Walking away is becoming increasingly popular. The practice has now spread to commercial real estate.
Michael Dell of Dell Computers is the latest walker. He is walking away from a sweetheart call centre deal in Edmonton Canada.
Dell Canada is closing its Edmonton call centre after only three years, putting more than 900 people out of work. The computer giant said the move was part of company-wide efforts to “increase the efficiency of its business, improve performance and provide better value for customers.”
Dell was lured to Edmonton by a 20-year sweetheart lease deal at Edmonton Research Park, and has consistently touted the call centre as a top-performing global facility. The deal with Edmonton Economic Development Corp. included a $1-a-year lease on 15 acres of land, and a property tax rebate worth $1.1 million. It becomes void if the number of employees drops below 500.
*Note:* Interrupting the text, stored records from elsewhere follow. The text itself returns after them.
__device__ __forceinline__ uint32_t h2u(__half2 h) { return *reinterpret_cast<uint32_t*>(&h); }
__device__ __forceinline__ __half2 u2h(uint32_t u) { return *reinterpret_cast<__half2*>(&u); }
__device__ __forceinline__ __half2 tanh_h2(__half2 x) {
// ... 66 lines not shown
  float w4f[kH], wqf[kH];
  unsigned mw[2];
  uint32_t tmem_slot;
};
struct Geo {
  int srow[kTM], scol[kTM];
  float sq[kTM], snrm[kTM], sd[kTM * 3], sgte[kTM * 3], sgs[kTM], sea[kTM * kTcMaxFe];
};
template <int CG>
struct GroupVec {
  Geo geo[2];
  int irow[kTM], icol[kTM];
  float iea[kTM * kTcMaxFe];
  float spart[CG * kTM], sgqp[CG * kTM], ss[kTM];
  uint64_t bar[6];
};
__device__ __forceinline__ void cp_async4(void* dst, const void* src) {
  asm volatile("cp.async.ca.shared.global [%0], [%1], 4;" :: "r"(umma::smem_u32(dst)), "l"(src) : "memory");
}
__device__ __forceinline__ void cp_async_wait_all() { asm volatile("cp.async.wait_all;" ::: "memory"); }
template <int CG>
struct Smem4 {
  static constexpr int off_W2 = 0, off_W3 = kWBytes;
  static constexpr int off_groups = 2 * kWBytes;
  static constexpr int g_TA = 0, g_TM = kTileBytes, g_AUX = 2 * kTileBytes, g_TG = 3 * kTileBytes, g_T3 = 4 * kTileBytes;
  static constexpr int g_vec = 5 * kTileBytes;
  static constexpr int g_bytes = ((g_vec + (int)sizeof(GroupVec<CG>) + 1023) / 1024) * 1024;
  static constexpr int off_svec = off_groups + 2 * g_bytes;
  static constexpr size_t bytes = off_svec + sizeof(SharedVec) + 1024;
};
constexpr uint32_t kACC = 0, kOPA = 64, kD2T = 96, kD1T = 128, kGroupCols = 160;
constexpr uint32_t kR3 = 320, kR2 = 392, kDXZ = 464, kDW4 = 472;

__device__ __forceinline__ float pow2_to(float bound, int e_target) {
  if (!(bound > 0.f) || !(bound < 3.0e38f)) return 1.f;
  int e;
  frexpf(bound, &e);
  e = e_target - e;
  e = e < -60 ? -60 : (e > 60 ? 60 : e);
  return ldexpf(1.f, e);
}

Building a stand-alone facility was part of the deal with the city, and the building displaced the Norwesters rugby club and other sports groups using the clubhouse, fields and volleyball courts. At the time, EEDC said the concessions – a first for the organization – were worth the extra $30 million a year in economic activity generated by luring the Round Rock, Texas-based company here.
Alternatives For Walkers
In the Business Of Walking Away we explored You Walk Away and their business model of providing legal advice to prospects for a fee. That is a model I understand. When it comes to making a decision involving hundreds of thousands of dollars, the upfront fee of $995 seems reasonable.
Today I found another site called Walk Away Now. The business model of Walk Away Now is buying homes. I am not fond of this model because the only way it can possibly work is if they pay you far less than your home is worth. They also have a plan to buy your home with a leaseback. I am especially leery of the leaseback model. Should the buyer for any reason default on his mortgage, the lessee will be forced out of the house.
Harry Macklowe From Mogul To “Super”
The Daily Intelligencer is reporting Harry Macklowe Doesn’t Own Those Seven Buildings Anymore.
Harry Macklowe got a little carried away last year: He bought seven midtown office buildings, including the General Motors Building, in ten days. He spent over $7 billion on the deal — but only $50 million of that was his own money.
My comment. The above paragraph is partially inaccurate. Macklowe purchased the General Motors Building for a then record $1.4 billion in 2003. That building is now reported to be worth as much as $3.8 billion.
Next week, his loans are coming due, and seeing as we’re smack in the middle of a worldwide credit crunch, there’s no way for him to refinance. Which is why this week, The Wall Street Journal has just reported, Harry has made a tentative agreement with his lender, Deutsche Bank, to turn the buildings over to them. No more buildings for Harry. Well, not exactly.
Even though Deutsche Bank would control the properties, “Macklowe would still retain the titles, to avoid triggering costly New York City transfer taxes, and Macklowe Properties would still manage the buildings.” So basically, dude just went from being a mogul to being a super.
Poof $2.4 Billion Vaporized
Macklowe put up the General Motors Building as collateral on a foolish $7.6 billion real estate shopping spree with no money down and no cash on hand to make interest payments. Depending on the actual current value of the General Motors Building and terms of the workout with Deutsche Bank, he vaporized as much as $2.4 billion of personal wealth.
I am trying to understand the mentality of someone worth billions, willing to risk a huge portion of it, perhaps almost all of it, in an attempt to make more billions. What was it he thought he knew that Sam Zell didn’t?